**Records from a dataset:**

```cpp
template <int EPI, bool CHECK, bool PRE, bool HILO = false>
__device__ __forceinline__ void epilogue_rows8_impl(const GemmArgs& g, f32x4 (&acc)[8][4], float* slab, int row0, int col0, int lane, const float2* pre) {
    constexpr bool FOLD = (EPI == EPI_LNFOLD_F16 || EPI == EPI_LNFOLD_GELU_F16);
    constexpr bool RESID = (EPI == EPI_BIAS_RESID_STATS);
    static_assert(FOLD || RESID, "epilogue_rows8: f16-output epilogues of the pool encode only");
    const int frow = lane & 15, fgrp = lane >> 4;
    const int r8 = lane >> 3, c8 = lane & 7;
    const int col = col0 + c8 * 8;
    const int ldc = g.ldc;
    const uint32_t lane_off = (uint32_t)(row0 + r8) * (uint32_t)ldc + (uint32_t)col;
    auto elem_off = [&](int p, int it) -> uint32_t {
        if constexpr (CHECK) {
            int row = row0 + p * 16 + it * 8 + r8;
            row = row < g.M ? row : g.M - 1;
            return (uint32_t)row * (uint32_t)ldc + (uint32_t)col;
        } else {
            return lane_off + (uint32_t)((p * 16 + it * 8) * ldc);
        }
    };
    half8 res[2][2];
    half8 resl[2][HILO ? 2 : 1];
    auto prefetch = [&](int p, int b) {
#pragma unroll
        for (int it = 0; it < 2; ++it) {
// ... 1052 lines not shown
    auto spread = [&]() {
#pragma unroll
        for (int q = 0; q < 12; ++q) {
            __builtin_amdgcn_sched_group_barrier(0x008, 2, 0);
            __builtin_amdgcn_sched_group_barrier(0x100, 1, 0);
        }
    };

    const int nk = g.K / BK;
    auto tile_rot = [&](int tile) {
        int tm, tn;
        tile_coords(tile, tm, tn);
        return k_rot(tn, tiles_n, nk);
    };
    auto ks = [&](int k, int rot) { return k + rot < nk ? k + rot : k + rot - nk; };
    const half_t* src_cur = tile_src(t);
    int rot_cur = tile_rot(t);
    stage(0, src_cur, ks(0, rot_cur));
    stage(1, src_cur, ks(1, rot_cur));
    wait_vmcnt<GI>();
    __builtin_amdgcn_s_barrier();
    int par = 0;
    for (;;) {
        int tm, tn;
        tile_coords(t, tm, tn);
        const int m0 = tm * BMT, n0 = tn * BNT;
        const int t_next = t + per_xcd;
        const bool has_next = t_next < xcount;
        const half_t* src_next = has_next ? tile_src(t_next) : src_cur;
        const int rot_next = has_next ? tile_rot(t_next) : 0;
        if constexpr (EPI == EPI_BIAS_F16 || EPI == EPI_BIAS_GELU_F16 || EPI == EPI_BIAS_RESID || EPI == EPI_BIAS_RESID_STATS) {
#pragma unroll
            for (int j = 0; j < 4; ++j) {
                const f32x4 b = *(const f32x4*)(g.bias + n0 + wc * 64 + (EMODE == 2 ? (lane >> 4) * 16 + j * 4 : j * 16 + (lane >> 4) * 4));
#pragma unroll
                for (int i = 0; i < 8; ++i) acc[i][j] = b;
            }
        } else {
#pragma unroll
            for (int i = 0; i < 8; ++i)
#pragma unroll
                for (int j = 0; j < 4; ++j) acc[i][j] = (f32x4){0.f, 0.f, 0.f, 0.f};
        }
        float2 pre[2];
        if constexpr (EPI == EPI_LNFOLD_F16 || EPI == EPI_LNFOLD_GELU_F16) {
#pragma unroll
            for (int h = 0; h < 2; ++h) {
                int r = m0 + wr * 128 + h * 64 + lane;
                r = r < g.M ? r : g.M - 1;
                pre[h] = ((const float2*)g.rowstat)[r];
            }
        }
        load_frags(0, par, 0);
        for (int kt = 0; kt < nk; ++kt) {
            const int buf = (par + kt) & 1;
            load_frags(1, buf, 1);
            constexpr bool PRIO0 = (GRIP_SETPRIO & 1) && GRIP_SETPRIO < 4;
            constexpr bool PRIO1 = ((GRIP_SETPRIO & 2) && GRIP_SETPRIO < 4) || (GRIP_SETPRIO == 4 && (EPI == EPI_LNFOLD_F16 || EPI == EPI_LNFOLD_GELU_F16));
            if constexpr (PRIO0) __builtin_amdgcn_s_setprio(1);
            mfma_set(0);
            spread();
            if constexpr (PRIO0) __builtin_amdgcn_s_setprio(0);
            asm volatile("s_waitcnt lgkmcnt(0)" ::: "memory");
            wait_vmcnt<0>();
            __builtin_amdgcn_s_barrier();
            if constexpr (PRIO1) __builtin_amdgcn_s_setprio(1);
            if constexpr (SD) {
                const half_t* sp = kt + 2 < nk ? src_cur + (size_t)ks(kt + 2, rot_cur) * BK : (has_next ? src_next + (size_t)ks(kt + 2 - nk, rot_next) * BK : src_cur);
                half_t* dst = lds2 + buf * STAGE + r0 * BK;
                const half_t* st = lds2 + (buf ^ 1) * STAGE;
                constexpr int RD0 = GRIP_RD0;
#pragma unroll
                for (int q = 0; q < 16; ++q) {
#pragma unroll
                    for (int h = 0; h < 2; ++h) {
                        const int mi = (2 * q + h) >> 2, mj = (2 * q + h) & 3;
                        acc[mi][mj] = __builtin_amdgcn_mfma_f32_16x16x32_f16(fb[1][mj], fa[1][mi], acc[mi][mj], 0, 0, 0);
                    }
                    if (q >= RD0 && q < RD0 + 4) fb[0][q - RD0] = *(const half8*)(st + b_off[0] + (q - RD0) * BJ * BK);
                    else if (q >= RD0 + 4 && q < RD0 + 12) fa[0][q - RD0 - 4] = *(const half8*)(st + a_off[0] + (q - RD0 - 4) * 16 * BK);
                    if (q < GI)
                        __builtin_amdgcn_global_load_lds((const AS1 void*)((const char*)(sp + (size_t)q * 8 * K) + lane_off[(q >> 1) & 1]), (AS3 void*)(dst + q * 8 * BK), 16, 0, 0);
                    __builtin_amdgcn_sched_group_barrier(0x008, 2, 0);
                    if (q >= RD0 && q < RD0 + 12) __builtin_amdgcn_sched_group_barrier(0x100, 1, 0);
                    if (q < GI) __builtin_amdgcn_sched_group_barrier(0x010, 1, 0);
                }
            } else {
                if (kt + 2 < nk) stage(buf, src_cur, ks(kt + 2, rot_cur));
                else if (has_next) stage(buf, src_next, ks(kt + 2 - nk, rot_next));
                if (kt + 1 < nk) load_frags(0, buf ^ 1, 0);
                mfma_set(1);
                spread();
            }
            if constexpr (PRIO1) __builtin_amdgcn_s_setprio(0);
        }
        if constexpr (EMODE == 4)
            epilogue_rows8h<EPI, true>(g, acc, (half_t*)slab, m0 + wr * 128, n0 + wc * 64, lane, pre);
        else if constexpr (EMODE == 2)
            epilogue_direct<EPI, (EPI == EPI_LNFOLD_F16 || EPI == EPI_LNFOLD_GELU_F16)>(g, acc, m0 + wr * 128, n0 + wc * 64, lane, pre);
        else if constexpr (EMODE == 1)
            epilogue_rows8<EPI, (EPI == EPI_LNFOLD_F16 || EPI == EPI_LNFOLD_GELU_F16)>(g, acc, slab, m0 + wr * 128, n0 + wc * 64, lane, pre);
        else
            epilogue_rows<EPI, 8, 1, (EPI == EPI_LNFOLD_F16 || EPI == EPI_LNFOLD_GELU_F16)>(g, acc, slab, m0 + wr * 128, n0 + wc * 64, lane, pre);
        if (!has_next) break;
        par = (par + nk) & 1;
        t = t_next;
        src_cur = src_next;
        rot_cur = rot_next;
    }
}

#include <deque>
#include <vector>
namespace {
constexpr int PROF_RING = 4096, PROF_EPIS = 144;
struct ProfRec { int epi; double flops; hipEvent_t a, b; };
bool g_prof = false;
std::deque<ProfRec> g_recs;
std::vector<hipEvent_t> g_pool;
int64_t g_launches[PROF_EPIS];
double g_ms[PROF_EPIS], g_flops[PROF_EPIS];
hipEvent_t prof_event() {
    if (!g_pool.empty()) { hipEvent_t e = g_pool.back(); g_pool.pop_back(); return e; }
    hipEvent_t e = nullptr;
    if (hipEventCreate(&e) != hipSuccess) return nullptr;
    return e;
}
void prof_drain(size_t keep) {
    while (g_recs.size() > keep) {
// ... 129 lines not shown
#ifdef GRIP_ABLATE
    a.ablate = g_ablate;
#endif
    return with_epi(p.epi, [&](auto e) {
        constexpr int E = decltype(e)::value;
        if constexpr (E == EPI_LNFOLD_F16 || E == EPI_LNFOLD_GELU_F16) {
            if (p.sd) return launch_planned<gemm_k64p_kernel<E, (E == EPI_LNFOLD_F16 ? 4 : 2), true>>(p, a, s, p.colgroup);
            switch (p.emode) {
                case 4: return launch_planned<gemm_k64p_kernel<E, 4>>(p, a, s, p.colgroup);
                case 2: return launch_planned<gemm_k64p_kernel<E, 2>>(p, a, s, p.colgroup);
                case 1: return launch_planned<gemm_k64p_kernel<E, 1>>(p, a, s, p.colgroup);
            }
        } else if constexpr (E == EPI_BIAS_RESID_STATS) {
            if (p.sd) return launch_planned<gemm_k64p_kernel<E, 1, true>>(p, a, s, p.colgroup);
            if (p.emode == 1) return launch_planned<gemm_k64p_kernel<E, 1>>(p, a, s, p.colgroup);
        }
        return launch_planned<gemm_k64p_kernel<E>>(p, a, s, p.colgroup);
    });
}

static int gemm_cu_count(int* n_cu) {
    static int n_cu_dev = 0;
    if (!n_cu_dev) {
        int dev = 0;
        GRIP_CHECK_HIP(hipGetDevice(&dev));
        GRIP_CHECK_HIP(hipDeviceGetAttribute(&n_cu_dev, hipDeviceAttributeMultiprocessorCount, dev));
        n_cu_dev &= ~7;
        GRIP_REQUIRE(n_cu_dev >= 8, "gemm: device reports %d CUs", n_cu_dev);
    }
    *n_cu = (grip_cu_budget() > 0 && grip_cu_budget() < n_cu_dev) ? (grip_cu_budget() & ~7) : n_cu_dev;
    return GRIP_OK;
}

static int launch_gemm_impl(int epi, const GemmArgs& a_in, hipStream_t s, int* chosen) {
    GemmShape g{};
    g.epi = epi; g.M = a_in.M; g.N = a_in.N; g.K = a_in.K; g.ldc = a_in.ldc; g.m_pad = a_in.m_pad;
    g.variant = a_in.variant; g.ksplit = a_in.ksplit; g.f32 = a_in.f32; g.rot_rows = a_in.rot_rows;
    g.stat_parts = a_in.stat_parts; g.split_stride = a_in.split_stride;
    g.stat_part = a_in.stat_part; g.stat_in = a_in.stat_in; g.rowstat = a_in.rowstat; g.out2 = a_in.out2; g.coop = a_in.coop_scratch && a_in.coop_counter;
    if (!a_in.f32) {
        const int rc = gemm_cu_count(&g.n_cu);
        if (rc) return rc;
    }
    const GemmPlan p = gemm_plan(g, gemm_tuning());
    if (p.status) {
        grip_set_error("%s", p.msg);
        return p.status;
    }
    *chosen = p.variant;
    GemmArgs a = a_in;
    a.rot_rows = p.rot_rows;
    if (p.finalize_stats) {
        const int rc = launch_ln_stats_finalize(a.stat_in, a.stat_parts, const_cast<float*>(a.rowstat), a.M, a.K, s);
        if (rc) return rc;
        a.stat_parts = 0;
    }
    switch (p.family) {
        case GEMM_SPLIT: return launch_gemm_split(epi, a, s);
        case GEMM_F32: return launch_gemm_f32(epi, a, s);
        case GEMM_TWO_STAGE: return launch_two_stage(p, a, s);
        case GEMM_RING: return launch_ring(p, a, s);
        case GEMM_RINGW: return launch_ringw(p, a, s);
        case GEMM_BIG: return launch_big(p, a, s);
        case GEMM_K64: return launch_k64(p, a, s);
        case GEMM_K64P: return launch_k64p(p, a, s);
    }
// ... 3 lines not shown
```

### menghini-neurips23-code_amd/csrc/gemm_split.hip

```cpp
#include <math.h>

#include "common.h"

#if defined(__HIP_DEVICE_COMPILE__) && !defined(__gfx950__)
#error "gemm_split.hip relies on gfx950 MFMA semantics (unflushed f16 subnormal inputs); build with --offload-arch=gfx950 only"
#endif

#define SPL_BM 256
#define SPL_BN 128
#define SPL_ROWB 128
#define SPL_STAGE_B ((SPL_BM + SPL_BN) * SPL_ROWB)
#define SPL_NST 3
#ifndef SPL_PIPE
#define SPL_PIPE 1
#endif
#define SPL_LO_INV (1.0f / (float)GRIP_SPLIT_LO_SCALE)

__device__ __forceinline__ float quick_gelu_exact_s(float x) { return x * __builtin_amdgcn_rcpf(1.0f + __builtin_amdgcn_exp2f(-1.702f * 1.4426950408889634f * x)); }


#if GRIP_SPLIT_LO_SCALE != 1
template <int EPI>
__global__ __launch_bounds__(512, 2) void gemm_split_kernel(GemmArgs g, int tiles_m, int tiles_n) {
    extern __shared__ __attribute__((aligned(16))) char lds[];

    const int nwg = tiles_m * tiles_n;
    int bid = blockIdx.x;
    {
        const int q = nwg >> 3, r = nwg & 7, xcd = bid & 7, idx = bid >> 3;
        bid = (xcd < r ? xcd * (q + 1) : r * (q + 1) + (xcd - r) * q) + idx;
    }
    const int tm = bid / tiles_n, tn = bid - tm * tiles_n;
    const int m0 = tm * SPL_BM, n0 = tn * SPL_BN;

    const int tid = threadIdx.x;
    const int lane = tid & 63;
    const int wave = __builtin_amdgcn_readfirstlane(tid >> 6);
    const int wr = wave >> 1, wc = wave & 1;

    const int srow = lane >> 3;
    const int schunk = (lane & 7) ^ srow;
    const size_t pitch = (size_t)g.K * 4;
    const char* a_src = (const char*)g.A + (size_t)(m0 + wave * 32) * pitch;
    const char* w_src = (const char*)g.W + (size_t)(n0 + wave * 16) * pitch;
    const uint32_t lane_off = (uint32_t)srow * (uint32_t)pitch + (uint32_t)(schunk * 16);
    auto stage = [&](int slot, int kt) {
        char* abase = lds + slot * SPL_STAGE_B + wave * 32 * SPL_ROWB;
        char* bbase = lds + slot * SPL_STAGE_B + SPL_BM * SPL_ROWB + wave * 16 * SPL_ROWB;
        const char* as = a_src + (size_t)kt * SPL_ROWB;
        const char* ws = w_src + (size_t)kt * SPL_ROWB;
#pragma unroll
// ... 115 lines not shown
#endif
    asm volatile("s_waitcnt vmcnt(0)" ::: "memory");

    constexpr bool HAS_BIAS = (EPI == EPI_BIAS_F16 || EPI == EPI_BIAS_GELU_F16 || EPI == EPI_BIAS_RESID);
    const int row0 = m0 + wr * 64 + frow, col0 = n0 + wc * 64 + fgrp * 4;
#pragma unroll
    for (int j = 0; j < 4; ++j) {
        f32x4 b = {0.f, 0.f, 0.f, 0.f};
        if constexpr (HAS_BIAS) b = *(const f32x4*)(g.bias + col0 + j * 16);
#pragma unroll
        for (int i = 0; i < 4; ++i) {
            const int row = row0 + i * 16;
            if (row >= g.M) continue;
            const int col = col0 + j * 16;
            f32x4 v = acc[i][j] + cor[i][j] * SPL_LO_INV + b;
            if constexpr (EPI == EPI_BIAS_RESID) v += *(const f32x4*)((const float*)g.resid + (size_t)row * g.ldc + col);
            if constexpr (EPI == EPI_BIAS_GELU_F16) {
                v = (f32x4){quick_gelu_exact_s(v[0]), quick_gelu_exact_s(v[1]), quick_gelu_exact_s(v[2]), quick_gelu_exact_s(v[3])};
                store4(SplitRow{(half_t*)g.out + (size_t)row * 2 * g.ldc}, col >> 2, v);
            } else {
                *(f32x4*)((float*)g.out + (size_t)row * g.ldc + col) = v;
            }
        }
    }
}

#endif
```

**Task:**
The response consists of the lines above that contain "deque".

**Solution:**
#include <deque>
std::deque<ProfRec> g_recs;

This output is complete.